• **THE PROBLEM**:
Tally every line below where "lines" appears, then report the total alone.

• **RECORDS FOR THIS EXERCISE**:
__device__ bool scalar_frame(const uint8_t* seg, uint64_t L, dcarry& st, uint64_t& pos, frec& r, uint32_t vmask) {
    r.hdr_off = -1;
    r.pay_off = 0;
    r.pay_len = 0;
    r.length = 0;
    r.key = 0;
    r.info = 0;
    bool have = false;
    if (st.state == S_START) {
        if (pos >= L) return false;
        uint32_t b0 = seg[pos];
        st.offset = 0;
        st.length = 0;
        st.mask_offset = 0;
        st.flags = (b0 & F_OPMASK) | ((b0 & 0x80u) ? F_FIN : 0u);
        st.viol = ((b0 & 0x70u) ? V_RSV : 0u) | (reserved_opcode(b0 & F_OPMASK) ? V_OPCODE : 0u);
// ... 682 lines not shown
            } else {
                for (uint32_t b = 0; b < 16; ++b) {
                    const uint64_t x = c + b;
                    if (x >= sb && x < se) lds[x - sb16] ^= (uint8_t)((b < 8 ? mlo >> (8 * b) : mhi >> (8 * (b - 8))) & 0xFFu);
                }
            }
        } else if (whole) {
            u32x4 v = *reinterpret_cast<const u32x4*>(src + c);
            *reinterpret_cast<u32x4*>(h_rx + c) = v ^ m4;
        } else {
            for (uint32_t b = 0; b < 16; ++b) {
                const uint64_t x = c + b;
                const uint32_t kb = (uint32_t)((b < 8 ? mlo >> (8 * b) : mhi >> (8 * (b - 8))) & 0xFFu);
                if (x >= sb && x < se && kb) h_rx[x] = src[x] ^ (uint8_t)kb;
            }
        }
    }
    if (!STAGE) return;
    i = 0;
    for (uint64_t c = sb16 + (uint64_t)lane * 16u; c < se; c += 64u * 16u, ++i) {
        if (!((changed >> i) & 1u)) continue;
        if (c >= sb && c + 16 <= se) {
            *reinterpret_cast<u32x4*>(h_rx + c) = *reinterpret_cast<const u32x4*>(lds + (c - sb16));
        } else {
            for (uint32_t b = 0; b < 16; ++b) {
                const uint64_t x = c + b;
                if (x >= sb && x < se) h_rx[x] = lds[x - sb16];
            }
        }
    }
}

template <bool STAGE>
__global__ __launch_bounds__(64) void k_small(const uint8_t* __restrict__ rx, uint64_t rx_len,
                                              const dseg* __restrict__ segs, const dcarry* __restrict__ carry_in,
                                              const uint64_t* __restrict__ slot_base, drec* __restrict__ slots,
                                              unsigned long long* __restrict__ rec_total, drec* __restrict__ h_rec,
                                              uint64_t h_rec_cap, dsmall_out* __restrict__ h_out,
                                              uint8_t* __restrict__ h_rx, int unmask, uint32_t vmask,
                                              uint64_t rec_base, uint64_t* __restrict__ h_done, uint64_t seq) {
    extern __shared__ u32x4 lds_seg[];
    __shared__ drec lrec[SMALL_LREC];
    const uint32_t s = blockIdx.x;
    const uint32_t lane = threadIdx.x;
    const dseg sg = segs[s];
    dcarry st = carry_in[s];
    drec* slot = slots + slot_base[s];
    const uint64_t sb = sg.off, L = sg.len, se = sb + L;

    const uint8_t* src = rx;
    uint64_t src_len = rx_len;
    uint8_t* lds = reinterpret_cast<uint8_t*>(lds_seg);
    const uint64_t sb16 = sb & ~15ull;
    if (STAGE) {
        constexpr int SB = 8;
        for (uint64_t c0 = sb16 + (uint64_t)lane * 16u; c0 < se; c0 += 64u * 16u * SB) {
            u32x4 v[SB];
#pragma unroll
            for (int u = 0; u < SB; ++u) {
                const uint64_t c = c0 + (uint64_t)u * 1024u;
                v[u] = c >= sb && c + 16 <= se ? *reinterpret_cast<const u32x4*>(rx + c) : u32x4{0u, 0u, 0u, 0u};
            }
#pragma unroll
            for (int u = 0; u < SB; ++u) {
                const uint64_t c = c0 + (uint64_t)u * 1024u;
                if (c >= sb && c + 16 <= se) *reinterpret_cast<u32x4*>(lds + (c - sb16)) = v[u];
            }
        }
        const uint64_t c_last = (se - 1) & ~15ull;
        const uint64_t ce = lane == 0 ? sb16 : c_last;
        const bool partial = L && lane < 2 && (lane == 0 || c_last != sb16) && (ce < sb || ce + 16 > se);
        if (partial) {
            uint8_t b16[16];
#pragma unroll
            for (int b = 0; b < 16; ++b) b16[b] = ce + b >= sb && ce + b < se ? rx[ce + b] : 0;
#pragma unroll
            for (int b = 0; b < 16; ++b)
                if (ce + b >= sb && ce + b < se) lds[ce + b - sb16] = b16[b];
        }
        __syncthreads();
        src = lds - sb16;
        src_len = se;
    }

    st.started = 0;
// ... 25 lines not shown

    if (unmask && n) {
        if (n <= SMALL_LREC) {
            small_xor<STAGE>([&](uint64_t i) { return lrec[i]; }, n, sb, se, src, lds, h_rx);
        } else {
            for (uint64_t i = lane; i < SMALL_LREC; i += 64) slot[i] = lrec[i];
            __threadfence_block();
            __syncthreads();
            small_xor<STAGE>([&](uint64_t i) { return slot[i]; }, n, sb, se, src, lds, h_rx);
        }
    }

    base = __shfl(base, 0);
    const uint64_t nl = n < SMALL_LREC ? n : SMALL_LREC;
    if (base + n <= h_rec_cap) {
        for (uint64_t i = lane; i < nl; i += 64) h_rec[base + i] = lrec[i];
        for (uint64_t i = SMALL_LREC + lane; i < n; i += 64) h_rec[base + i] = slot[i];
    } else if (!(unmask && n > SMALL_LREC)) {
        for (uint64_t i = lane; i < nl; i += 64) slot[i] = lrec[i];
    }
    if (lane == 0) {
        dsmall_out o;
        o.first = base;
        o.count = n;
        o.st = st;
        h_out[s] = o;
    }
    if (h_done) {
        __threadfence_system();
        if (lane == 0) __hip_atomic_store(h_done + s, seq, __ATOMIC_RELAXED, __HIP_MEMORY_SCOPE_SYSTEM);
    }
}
--
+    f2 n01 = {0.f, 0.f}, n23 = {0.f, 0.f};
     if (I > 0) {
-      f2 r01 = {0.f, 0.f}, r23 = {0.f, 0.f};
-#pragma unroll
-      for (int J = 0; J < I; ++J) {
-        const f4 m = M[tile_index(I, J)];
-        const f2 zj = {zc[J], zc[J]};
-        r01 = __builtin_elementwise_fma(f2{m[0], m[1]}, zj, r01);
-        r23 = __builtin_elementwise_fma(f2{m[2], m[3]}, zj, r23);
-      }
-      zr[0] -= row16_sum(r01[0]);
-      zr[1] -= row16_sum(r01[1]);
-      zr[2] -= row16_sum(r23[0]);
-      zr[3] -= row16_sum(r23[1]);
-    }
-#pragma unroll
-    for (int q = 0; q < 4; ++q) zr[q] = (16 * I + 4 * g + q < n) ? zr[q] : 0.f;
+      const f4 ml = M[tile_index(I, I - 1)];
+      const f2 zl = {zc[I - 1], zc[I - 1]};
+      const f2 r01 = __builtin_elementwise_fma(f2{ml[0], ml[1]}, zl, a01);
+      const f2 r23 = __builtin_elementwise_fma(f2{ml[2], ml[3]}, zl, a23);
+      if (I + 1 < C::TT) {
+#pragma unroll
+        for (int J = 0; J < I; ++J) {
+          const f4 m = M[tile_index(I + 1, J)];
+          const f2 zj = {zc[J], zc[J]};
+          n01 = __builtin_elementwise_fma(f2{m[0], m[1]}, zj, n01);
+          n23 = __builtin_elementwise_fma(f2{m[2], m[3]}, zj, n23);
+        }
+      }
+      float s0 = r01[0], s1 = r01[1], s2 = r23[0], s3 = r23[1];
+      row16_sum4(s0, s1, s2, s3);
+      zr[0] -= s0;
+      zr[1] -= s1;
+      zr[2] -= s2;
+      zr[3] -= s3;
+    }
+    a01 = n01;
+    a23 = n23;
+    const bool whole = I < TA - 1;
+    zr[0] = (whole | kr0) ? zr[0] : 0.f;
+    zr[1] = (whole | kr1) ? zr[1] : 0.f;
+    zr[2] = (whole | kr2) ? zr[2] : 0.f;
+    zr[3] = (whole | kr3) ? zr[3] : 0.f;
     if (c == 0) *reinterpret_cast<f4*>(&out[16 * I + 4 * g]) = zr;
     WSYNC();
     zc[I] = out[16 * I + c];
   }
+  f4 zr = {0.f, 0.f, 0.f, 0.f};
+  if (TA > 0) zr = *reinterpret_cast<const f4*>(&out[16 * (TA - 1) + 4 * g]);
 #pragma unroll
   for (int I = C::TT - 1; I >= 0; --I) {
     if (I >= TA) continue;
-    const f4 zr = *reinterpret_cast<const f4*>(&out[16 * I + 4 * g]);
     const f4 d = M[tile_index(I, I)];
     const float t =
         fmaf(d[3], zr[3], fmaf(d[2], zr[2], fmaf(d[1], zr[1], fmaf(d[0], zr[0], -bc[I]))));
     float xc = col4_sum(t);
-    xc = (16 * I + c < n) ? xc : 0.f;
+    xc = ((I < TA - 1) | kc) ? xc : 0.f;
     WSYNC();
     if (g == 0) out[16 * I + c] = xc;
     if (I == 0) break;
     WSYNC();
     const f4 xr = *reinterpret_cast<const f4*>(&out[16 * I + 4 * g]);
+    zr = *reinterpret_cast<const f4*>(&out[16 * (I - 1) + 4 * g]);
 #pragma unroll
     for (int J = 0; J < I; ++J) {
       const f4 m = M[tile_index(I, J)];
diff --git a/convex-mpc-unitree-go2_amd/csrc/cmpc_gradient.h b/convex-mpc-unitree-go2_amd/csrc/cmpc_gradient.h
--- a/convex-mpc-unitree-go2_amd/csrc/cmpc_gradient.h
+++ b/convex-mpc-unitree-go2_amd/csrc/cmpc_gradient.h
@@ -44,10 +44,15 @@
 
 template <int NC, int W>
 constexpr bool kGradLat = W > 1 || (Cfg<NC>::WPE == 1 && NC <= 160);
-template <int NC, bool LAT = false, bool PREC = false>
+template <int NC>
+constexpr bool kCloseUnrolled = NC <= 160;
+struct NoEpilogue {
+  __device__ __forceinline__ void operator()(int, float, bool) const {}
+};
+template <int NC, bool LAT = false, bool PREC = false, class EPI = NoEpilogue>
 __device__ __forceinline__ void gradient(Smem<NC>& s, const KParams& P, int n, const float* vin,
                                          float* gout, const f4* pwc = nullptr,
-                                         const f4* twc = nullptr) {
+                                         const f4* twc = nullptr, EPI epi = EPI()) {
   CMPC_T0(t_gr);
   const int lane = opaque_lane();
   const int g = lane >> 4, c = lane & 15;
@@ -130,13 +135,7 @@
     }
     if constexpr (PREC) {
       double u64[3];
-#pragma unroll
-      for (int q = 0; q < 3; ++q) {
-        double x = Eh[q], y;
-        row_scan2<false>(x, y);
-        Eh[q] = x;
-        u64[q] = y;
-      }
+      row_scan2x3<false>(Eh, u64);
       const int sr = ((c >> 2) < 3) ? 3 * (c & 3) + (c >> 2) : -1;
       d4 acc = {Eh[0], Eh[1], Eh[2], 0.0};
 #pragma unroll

• **ANSWER TO THIS TASK**:
2